This is more of a spiritual poem, but it is on the theme of Love, which has any different meanings, for me in it's highest form, love is who we are and the essense of all that is, infinite and eternal, the energy that makes the plants grow and our true nature, the warmth of the sun, the ocean and the impetus for the waves to rise and fall, simply because that is their nature, the quality of light in the truth of the heart, simply at rest, being.
We have a thread on Rumi already, he is for me the master of universal love poetry, but another favourite of mine is Tagore an Indian spirituall poet.
Unending Love
I seem to have loved you in numberless forms, numberless times... In life after life, in age after age, forever. My spellbound heart has made and remade the necklace of songs, That you take as a gift, wear round your neck in your many forms, In life after life, in age after age, forever.
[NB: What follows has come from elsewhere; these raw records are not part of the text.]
# unirestore/UniRestore

Hardware: AMD Instinct MI355X
Metric: restored 512x512 images/sec @ 20 denoise steps (whole job) (higher is better)
Workload: dtype bf16; 1 GPU; PIR 512x512 batch=8/GPU, 20 DDIM steps, bf16, hipGraph replay (BASELINE.json configs[1]; configs[2] shape for N=8); global_batch=8, per_gpu_batch=8, image=512, denoise_steps=20, parallelism=image-parallel dp1, weights=seeded random init (no checkpoints reachable)

## Files before the change

### unirestore_amd/csrc/igemm.hip

```cpp
#include "igemm_impl.h"

namespace urk {
#define UR_DECLARE(name)                                                                                             \
  ConvLaunch name##_bf16(void* k, size_t ws_bytes);                                                                 \
  ConvLaunch name##_f16(void* k, size_t ws_bytes);                                                                  \
  static ConvLaunch name(ConvK& k, size_t ws_bytes) { return (k.f16 ? name##_f16 : name##_bf16)(&k, ws_bytes); }
UR_CONV_LAUNCHERS(UR_DECLARE)
#undef UR_DECLARE
}

namespace {

ConvLaunch dispatch_conv(ConvK& k, bool pair, size_t ws_bytes) {
  if (k.KH == 3 && k.stride == 1 && k.pad_t == 1 && k.pad_l == 1 && k.kcm && k.staged_ok_ && !pair && k.nbatch == 1 &&
      k.OW % 32 == 0 && k.OH % 8 == 0 && k.OH == (k.ups ? 2 * k.H : k.H) && k.OW == (k.ups ? 2 * k.W : k.W) && !k.yt) {
    const bool ok128 = k.Cout % 128 == 0, ok160 = k.Cout % 160 == 0;
    const long long tm8 = (long long)k.N * (k.OH / 8) * (k.OW / 32);
    auto eff = [](long long t) { return t <= 128 ? (double)(t * (256 / t)) / 256.0 : (double)t / (double)(((t + 255) / 256) * 256); };
    const bool use160 = ok160 && (!ok128 || eff(tm8 * (k.Cout / 160)) >= eff(tm8 * (k.Cout / 128)));
    const long long tiles8 = tm8 * (use160 ? k.Cout / 160 : k.Cout / 128);
    if ((ok128 || ok160) && tiles8 >= 64) {
      if (use160) return urk::halo_8x32_160(k, ws_bytes);
      return urk::halo_8x32_128(k, ws_bytes);
    }
  }
  if (k.KH == 3 && k.stride == 1 && k.pad_t == 1 && k.pad_l == 1 && k.kcm && !pair && k.nbatch == 1 && !k.ups && k.C2 == 0 &&
      k.Cout <= 32 && k.OW % 32 == 0 && k.OH % 8 == 0 && k.OH == k.H && k.OW == k.W && !k.yt && !k.gn_part && !k.gn_ab && !k.row_stats && !k.ln_stats &&
      !k.bias_img && (long long)k.N * (k.OH / 8) * (k.OW / 32) >= 128)
    return urk::halo_thin_32(k, ws_bytes);
  const bool himg_ups = k.ups && k.OH == 16 && k.OW == 16 && k.H == 8 && k.W == 8;
  if (k.KH == 3 && k.stride == 1 && k.pad_t == 1 && k.pad_l == 1 && k.kcm && k.staged_ok_ && !pair && k.nbatch == 1 &&
      ((!k.ups && k.OH == k.H && k.OW == k.W) || himg_ups) && !k.yt && k.Cout % 128 == 0 && k.nk >= 36) {
    if (k.wf && k.OH == 8 && k.OW == 8 && k.N <= 16 && k.Cin % 256 == 0 && k.nk >= 72 && k.y && k.ws && !k.gn_ab && !k.row_stats && !k.ln_stats &&
        (long long)(k.nk / 36) * k.M * k.Cout * 4 <= (long long)ws_bytes)
      return urk::wstream_8x8(k, ws_bytes);
    if (k.OH == 16 && k.OW == 16) return urk::himg_16x16(k, ws_bytes);
    if (k.OH == 8 && k.OW == 8 && k.N % 4 == 0) {
      return urk::himg_8x8x4(k, ws_bytes);
    }
  }
  if (k.KH == 1 && k.stride == 1 && !k.ups && k.C2 == 0 && k.staged_ok_ && k.Cout % 256 == 0 && !k.yt && (k.act == UR_ACT_GEGLU || k.act == UR_ACT_GATE) &&
      (long long)((k.M + 255) / 256) * (k.Cout / 256) * k.nbatch >= 200 && (long long)k.M * k.ldx < (1ll << 31) - 256)
  {
    auto fill = [](long long t) { return (double)t / (double)(((t + 255) / 256) * 256); };
    const long long tm = (k.M + 255) / 256;
    if (k.Cout % 320 == 0 && k.nbatch == 1 && !k.bias_img && fill(tm * (k.Cout / 320)) > fill(tm * (k.Cout / 256)))
      return urk::gemm_256x320_pair(k, ws_bytes);
    return urk::gemm_256x256(k, ws_bytes);
  }
  const bool use_v1 = k.KH == 1 && k.nk <= 10;
  const long long blocks128 = (long long)((k.M + 127) / 128) * ((k.Cout + 127) / 128) * k.nbatch;
  const bool g1 = k.KH == 1 && k.stride == 1 && !k.ups && k.C2 == 0 && k.pad_t == 0 && k.pad_l == 0 && k.OH == k.H && k.OW == k.W &&
                  (long long)k.M * k.ldx + k.Ktot < (1ll << 31) - 256;
  auto nosplit = [&](int bm, int bn) { return (long long)((k.M + bm - 1) / bm) * ((k.Cout + bn - 1) / bn) * k.nbatch >= 200 || k.nk < 8 || !k.ws; };
  if (k.KH == 1 && !pair && k.Cout > 64) {
    const long long blocks64 = (long long)((k.M + 63) / 64) * ((k.Cout + 63) / 64) * k.nbatch;
    if (blocks128 < 200 && g1 && blocks64 >= 128 && blocks64 <= 256 && k.nk >= 8 && k.nk <= 48) return urk::g1_64x64_deep(k, ws_bytes);
    if (g1 && blocks128 < 200 && k.nk > 24 && k.nk <= 96 && (long long)((k.M + 127) / 128) * ((k.Cout + 63) / 64) * k.nbatch >= 256)
      return urk::g1_128x64_deep(k, ws_bytes);
    if (blocks128 < 200 && g1 && ((blocks64 >= 128 && k.nk <= 24) || (blocks64 >= 256 && k.nk <= 48))) return urk::g1_64x64(k, ws_bytes);
    if (blocks128 < 200 && k.nk <= 24) return g1 && nosplit(64, 64) ? urk::g1_64x64(k, ws_bytes) : urk::v1_64x64(k, ws_bytes);
    if (use_v1 && blocks128 > 256 && blocks128 < 400 && k.Cout % 128 == 0) return g1 && nosplit(128, 64) ? urk::g1_128x64(k, ws_bytes) : urk::v1_128x64(k, ws_bytes);
  }
  if (use_v1) {
    if (pair) return urk::v1_128x128(k, ws_bytes);
    if (k.Cout <= 32) return urk::v1_256x32(k, ws_bytes);
    if (k.Cout <= 64) return urk::v1_128x64(k, ws_bytes);
    if (k.Cout % 160 == 0 && k.Cout % 128 != 0) return g1 && nosplit(128, 160) ? urk::g1_128x160(k, ws_bytes) : urk::v1_128x160(k, ws_bytes);
    return g1 && nosplit(128, 128) ? urk::g1_128x128(k, ws_bytes) : urk::v1_128x128(k, ws_bytes);
  }
  if (k.Cout <= 32) return urk::v2_256x32(k, ws_bytes);
  if (k.Cout <= 64 && !pair) return urk::v2_128x64(k, ws_bytes);
  const bool n160 = !pair && k.Cout % 160 == 0 && k.Cout % 128 != 0;
  const long long big_tiles = (long long)((k.M + 255) / 256) * ((k.Cout + (n160 ? 159 : 127)) / (n160 ? 160 : 128)) * k.nbatch;
  if (g1 && !pair && big_tiles < 256) {
    const long long t160 = k.Cout % 160 == 0 ? (long long)((k.M + 127) / 128) * (k.Cout / 160) : 0;
    const long long t128 = (long long)((k.M + 127) / 128) * ((k.Cout + 127) / 128);
    auto fill = [](long long t) { return t <= 0 ? 0.0 : (double)t / (double)(((t + 255) / 256) * 256); };
    if (t160 >= 200 && fill(t160) >= fill(t128)) return urk::g1_128x160(k, ws_bytes);
    if (t128 >= 200) return urk::g1_128x128(k, ws_bytes);
  }
  if (big_tiles >= 160) {
    if (n160 && g1) return urk::g1_128x160(k, ws_bytes);
    if (n160) return urk::v2_256x160(k, ws_bytes);
    return urk::v2_256x128(k, ws_bytes);
  }
  if (k.Cout % 160 == 0 && k.Cout % 128 != 0 && !pair) return urk::v1_128x160(k, ws_bytes);
  return urk::v1_128x128(k, ws_bytes);
}

}
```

Whenever I hear old chronicles of love, it's age old pain, It's ancient tale of being apart or together. As I stare on and on into the past, in the end you emerge, Clad in the light of a pole-star, piercing the darkness of time. You become an image of what is remembered forever.
You and I have floated here on the stream that brings from the fount. At the heart of time, love of one for another. We have played along side millions of lovers, Shared in the same shy sweetness of meeting, the distressful tears of farewell, Old love but in shapes that renew and renew forever.
Today it is heaped at your feet, it has found its end in you The love of all man's days both past and forever: Universal joy, universal sorrow, universal life. The memories of all loves merging with this one love of ours - And the songs of every poet past and forever.